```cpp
int fdx_prepare_dev(const void* Y_dev, int32_t y_dtype, int64_t n, int32_t G, int64_t ldy, const int32_t* row_map_dev,
                    const double* X, int32_t K, const int32_t* bucket, const double* weight_y, const double* weight_x,
                    int32_t d, int32_t mode_y, int32_t mode_x, double* H_out_dev, int64_t ldh, double* XtX_out_dev,
                    double* XtX_out_host, double* YtY_partial_out, void* stream);
int fdx_prepare_csr_dev(const fdx_csr_view* Y, const int32_t* gene_idx, int32_t G, const double* X, int32_t K,
                        const int32_t* bucket, const double* weight_y, const double* weight_x, int32_t d, int32_t mode_y,
                        int32_t mode_x, double* H_out_dev, int64_t ldh, double* XtX_out_dev, double* XtX_out_host,
                        double* YtY_partial_out, void* stream);
int fdx_init_beta_dev(double* beta_dev, int64_t ld, int64_t n_fill, int32_t K, void* stream);
int fdx_bcd_sweep_dev(const fdx_graph* g, const double* H_dev, int64_t ldh, const double* XtX_dev, const double* beta_in,
                      double* beta_out, int64_t ld, int32_t K, double lambda, double rho_eff, double tol, int32_t it,
                      void* stats_dev, double* rel_change_dev, void* stream);
int fdx_bcd_fold_dev(void* stats_dev, double* rel_change_dev, int32_t it, void* stream);
int fdx_objective_partials_dev(const fdx_graph* g, const double* beta_dev, int64_t ld, const double* H_dev, int64_t ldh,
                               const double* XtX_dev, int32_t K, double* out4_host, void* stream);
int fdx_spot_diagnostics_dev(const fdx_graph* g, const double* beta_dev, int64_t ld, const double* H_dev, int64_t ldh,
                             const double* XtX_dev, int32_t ldg, int32_t K, const double* row_sq_dev, double* out_dev,
                             void* stream);
int fdx_spatial_autocorr_dev(const fdx_graph* g, const double* V_dev, int64_t ldv, int32_t K, double* mean_out, double* m2_out,
                             double* C_out, int64_t* counts_out, double* neighbor_mean_dev, void* stream);
int fdx_spatial_perm_dev(const fdx_graph* g, const double* V_dev, int64_t ldv, int32_t K, uint64_t seed, int64_t first_perm,
                         int64_t n_perm, int32_t max_batch, double* null_dev, double* mean_out, double* m2_out, double* C_out,
                         int64_t* counts_out, double* m4_out, int64_t* count_ge_out, int64_t* count_le_out, double* sum_d_out,
                         double* sumsq_d_out, int32_t* batch_out, void* stream);
int fdx_permutation_indices_dev(uint64_t seed, int64_t r, int64_t n, int32_t* out_dev, void* stream);
int fdx_kmeans_assign_dev(const double* F_dev, int64_t ldf, int64_t n, int32_t D, const double* centres_dev, int32_t C,
                          int32_t* labels_dev, double* min_d2_dev, int64_t* changed_out, double* inertia_out, void* stream);
int fdx_label_sums_dev(const double* F_dev, int64_t ldf, int64_t n, int32_t D, const int32_t* labels_dev, int32_t C,
                       double* sums_out, int64_t* counts_out, void* stream);
int fdx_kmeans_seed_dist_dev(const double* F_dev, int64_t ldf, int64_t n, int32_t D, const double* centre_dev, double* d2_dev,
                             double* block_sums_out, int64_t* block_rows_out, int32_t* n_blocks_out, void* stream);
int fdx_kmeans_dev(const double* F_dev, int64_t ldf, int64_t n, int32_t D, int32_t C, int32_t max_iter, double* centres_dev,
                   int32_t* labels_dev, int64_t* counts_out, double* inertia_out, int32_t* n_iter_out, int32_t* converged_out,
                   void* stream);
int fdx_normalize_dev(const double* beta_dev, int64_t ld, int64_t n, int32_t K, double* beta_out_dev, double* prop_out_dev,
                      void* stream);
int fdx_export_dev(const fdx_graph* g, const double* beta_dev, int64_t ld, int32_t K, double* beta_out_dev, double* prop_out_dev,
                   void* stream);

typedef struct fdx_comm fdx_comm;
typedef struct fdx_local_world fdx_local_world;
int fdx_comm_unique_id(void* id_out_128);
int fdx_comm_init(const void* id_128, int32_t rank, int32_t world, fdx_comm** out);
int fdx_local_world_create(int32_t world, fdx_local_world** out);
int fdx_comm_init_loopback(int32_t rank, int32_t world, fdx_comm** out);
int fdx_local_world_destroy(fdx_local_world* w);
int fdx_comm_init_local(fdx_local_world* w, int32_t rank, fdx_comm** out);
int fdx_comm_destroy(fdx_comm* comm);
int fdx_comm_info(const fdx_comm* comm, int32_t* rank, int32_t* world);
int fdx_comm_rccl_count(const fdx_comm* comm, int32_t* count);
int fdx_comm_allreduce_sum_dev(fdx_comm* comm, double* buf_dev, int32_t count, void* stream);
typedef struct {
    int32_t sketch_dim, mode_y, mode_x, lambda_auto, max_iter, stop_on_ties;
    double lambda_spatial, rho_sparsity, tol;
    int64_t n_total_spots, nnz_total;
    const double* X_dev;
} fdx_shard_fit_params;
typedef struct {
    int32_t status, reserved;
    int64_t nnz_total, knn_ties_total, own_nnz, n_halo;
    double lambda_used, rho_effective, YtY;
    fdx_solve_info solve;
} fdx_shard_fit_info;
#define FDX_SHARD_FAR 1
#define FDX_SHARD_OVERFLOW 2
#define FDX_SHARD_TIES 3
int fdx_shard_fit_dev(fdx_comm* comm, const fdx_graph* local, const void* Y_dev, int32_t y_dtype, int64_t n_own, int32_t G,
                      int64_t ldy, const double* X, int32_t K, const int32_t* bucket, const double* weight_y,
                      const double* weight_x, const fdx_shard_fit_params* prm, double* beta_out_dev, double* prop_out_dev,
                      double* rel_changes_out, fdx_shard_fit_info* info, void* stream);
int fdx_sharded_solve_dev(fdx_comm* comm, const fdx_graph* local, const double* H_dev, int64_t ldh, const double* XtX_dev,
                          int32_t K, double lambda, double rho_eff, double tol, int32_t max_iter, double* beta0_dev,
                          double* beta1_dev, int64_t ld, fdx_solve_info* info, double* rel_changes_out,
                          int32_t* result_buffer, void* stream);
int32_t fdx_solver_padded_k(int32_t K);
int fdx_sharded_solve_padded_dev(fdx_comm* comm, const fdx_graph* local, const double* H_dev, int64_t ldh, const double* XtX_dev,
                                 int32_t K, int32_t K_real, double lambda, double rho_eff, double tol, int32_t max_iter,
                                 double* beta0_dev, double* beta1_dev, int64_t ld, fdx_solve_info* info, double* rel_changes_out,
                                 int32_t* result_buffer, void* stream);

#ifdef __cplusplus
}
#endif
#endif
```

Before: 237.5 million.

## Fuse final objective pass with beta/proportion export and gate it on device

Adds a fused fit tail: the last objective sweep kernel also normalizes and writes beta and proportions (through LDS staging and the permutation), replacing a separate export kernel. A gated variant is queued by the host right after the iteration chunk and reads the convergence trace on the device to pick the right beta buffer, or exits early if not converged. This is meant to save a kernel launch, a re-read of beta, and a host round trip at the end of the solve. The cost is larger LDS for the objective kernel and speculative tail launches that may be wasted.

After: 235.2 million. -1.0%, worse.

```diff
diff --git a/flashdeconv_amd/_lib.py b/flashdeconv_amd/_lib.py
--- a/flashdeconv_amd/_lib.py
+++ b/flashdeconv_amd/_lib.py
@@ -77,8 +77,11 @@
         ("solve", SolveInfo), ("lambda_used", c_double), ("rho_effective", c_double), ("YtY", c_double), ("nnz", c_i64),
         ("graph_ms", c_double), ("sketch_ms", c_double), ("gram_ms", c_double), ("solve_ms", c_double),
         ("finish_ms", c_double), ("total_ms", c_double), ("prologue_ms", c_double), ("span_ms", c_double),
-        ("knn_ties", c_i64), ("status", c_i32), ("reserved", c_i32), ("carry", c_void_p), ("diag_ms", c_double),
+        ("knn_ties", c_i64), ("status", c_i32), ("tail_route", c_i32), ("carry", c_void_p), ("diag_ms", c_double),
     ]
+
+
+TAIL_ROUTES = ("two_kernels", "fused", "gated")
 
 
 FIT_TIES = 3
@@ -146,6 +149,8 @@
                                c_void_p]),
     "fdx_normalize_dev": (c_int, [c_void_p, c_i64, c_i64, c_i32, c_void_p, c_void_p, c_void_p]),
     "fdx_export_dev": (c_int, [c_void_p, c_void_p, c_i64, c_i32, c_void_p, c_void_p, c_void_p]),
+    "fdx_fit_tail_dev": (c_int, [c_void_p, c_void_p, c_void_p, c_i64, c_void_p, c_i64, c_void_p, c_i32, c_void_p, c_i32, c_i32, c_double,
+                                 c_void_p, c_void_p, c_void_p, p_double, p_i32, c_void_p]),
     "fdx_gene_moments_dev": (c_int, [c_void_p, c_i32, c_i64, c_i32, c_i64, p_double, p_double, c_void_p]),
     "fdx_gather_columns_dev": (c_int, [c_void_p, c_i32, c_i64, c_i32, c_i64, p_i32, c_i32, c_void_p, c_void_p]),
     "fdx_version": (c_int, []),
diff --git a/flashdeconv_amd/core/deconv.py b/flashdeconv_amd/core/deconv.py
--- a/flashdeconv_amd/core/deconv.py
+++ b/flashdeconv_amd/core/deconv.py
@@ -460,6 +460,7 @@
                 print(f"Converged at iteration {n_it - 1}")
         self.info_ = info.solve.as_dict()
         self.info_["objectives"] = objectives if self.verbose else []
+        self.info_["tail_route"] = _lib.TAIL_ROUTES[int(info.tail_route)]
         resolved = self.spatial_method == "knn" and (self.knn_ties == "ckdtree" or ties_resolved_here)
         self.info_["knn_ties"] = (n_ties if resolved else int(info.knn_ties)) if self.spatial_method == "knn" else 0
         if self.info_["knn_ties"] and not resolved:
diff --git a/flashdeconv_amd/csrc/bcd_sweep_inst.cpp b/flashdeconv_amd/csrc/bcd_sweep_inst.cpp
--- a/flashdeconv_amd/csrc/bcd_sweep_inst.cpp
+++ b/flashdeconv_amd/csrc/bcd_sweep_inst.cpp
@@ -2,6 +2,7 @@
 #include <cstdlib>
 #include "bcd_device.h"
 #include "fdx_graph.h"
+#include "tail_gate.h"
 
 #ifndef FDX_PART
 #error "compile with -DFDX_PART=<n> -DFDX_K_LO=<lo> -DFDX_K_HI=<hi>"
@@ -112,6 +113,8 @@
 #ifndef FDX_SWEEP_WPE
 #define FDX_SWEEP_WPE 1
 #endif
+constexpr size_t tail_export_lds(int K, int R) { return (size_t)R * (K | 1) * sizeof(double) + 256 * (sizeof(double) + sizeof(int)); }
+constexpr int tail_export_rows(int K) { return tail_export_lds(K, 256) <= 80 * 1024 ? 256 : 128; }
 template <int K, int KC, bool OBJ, bool QUAD = true, bool INIT = false>
 __global__ __launch_bounds__(256, ((OBJ && K > 40 && K <= 64) || (K > 64 && K <= 96)) ? 2 : (OBJ ? 1 : FDX_SWEEP_WPE)) void bcd_sweep_tiled_kernel(
     const double* __restrict__ H, const double* __restrict__ XtX, const double* __restrict__ beta_in,
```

* **Problem to work on**
Scan the material above for the string "csrc", and copy every line where it is found.

* **Result of this exercise**
diff --git a/flashdeconv_amd/csrc/bcd_sweep_inst.cpp b/flashdeconv_amd/csrc/bcd_sweep_inst.cpp
--- a/flashdeconv_amd/csrc/bcd_sweep_inst.cpp
+++ b/flashdeconv_amd/csrc/bcd_sweep_inst.cpp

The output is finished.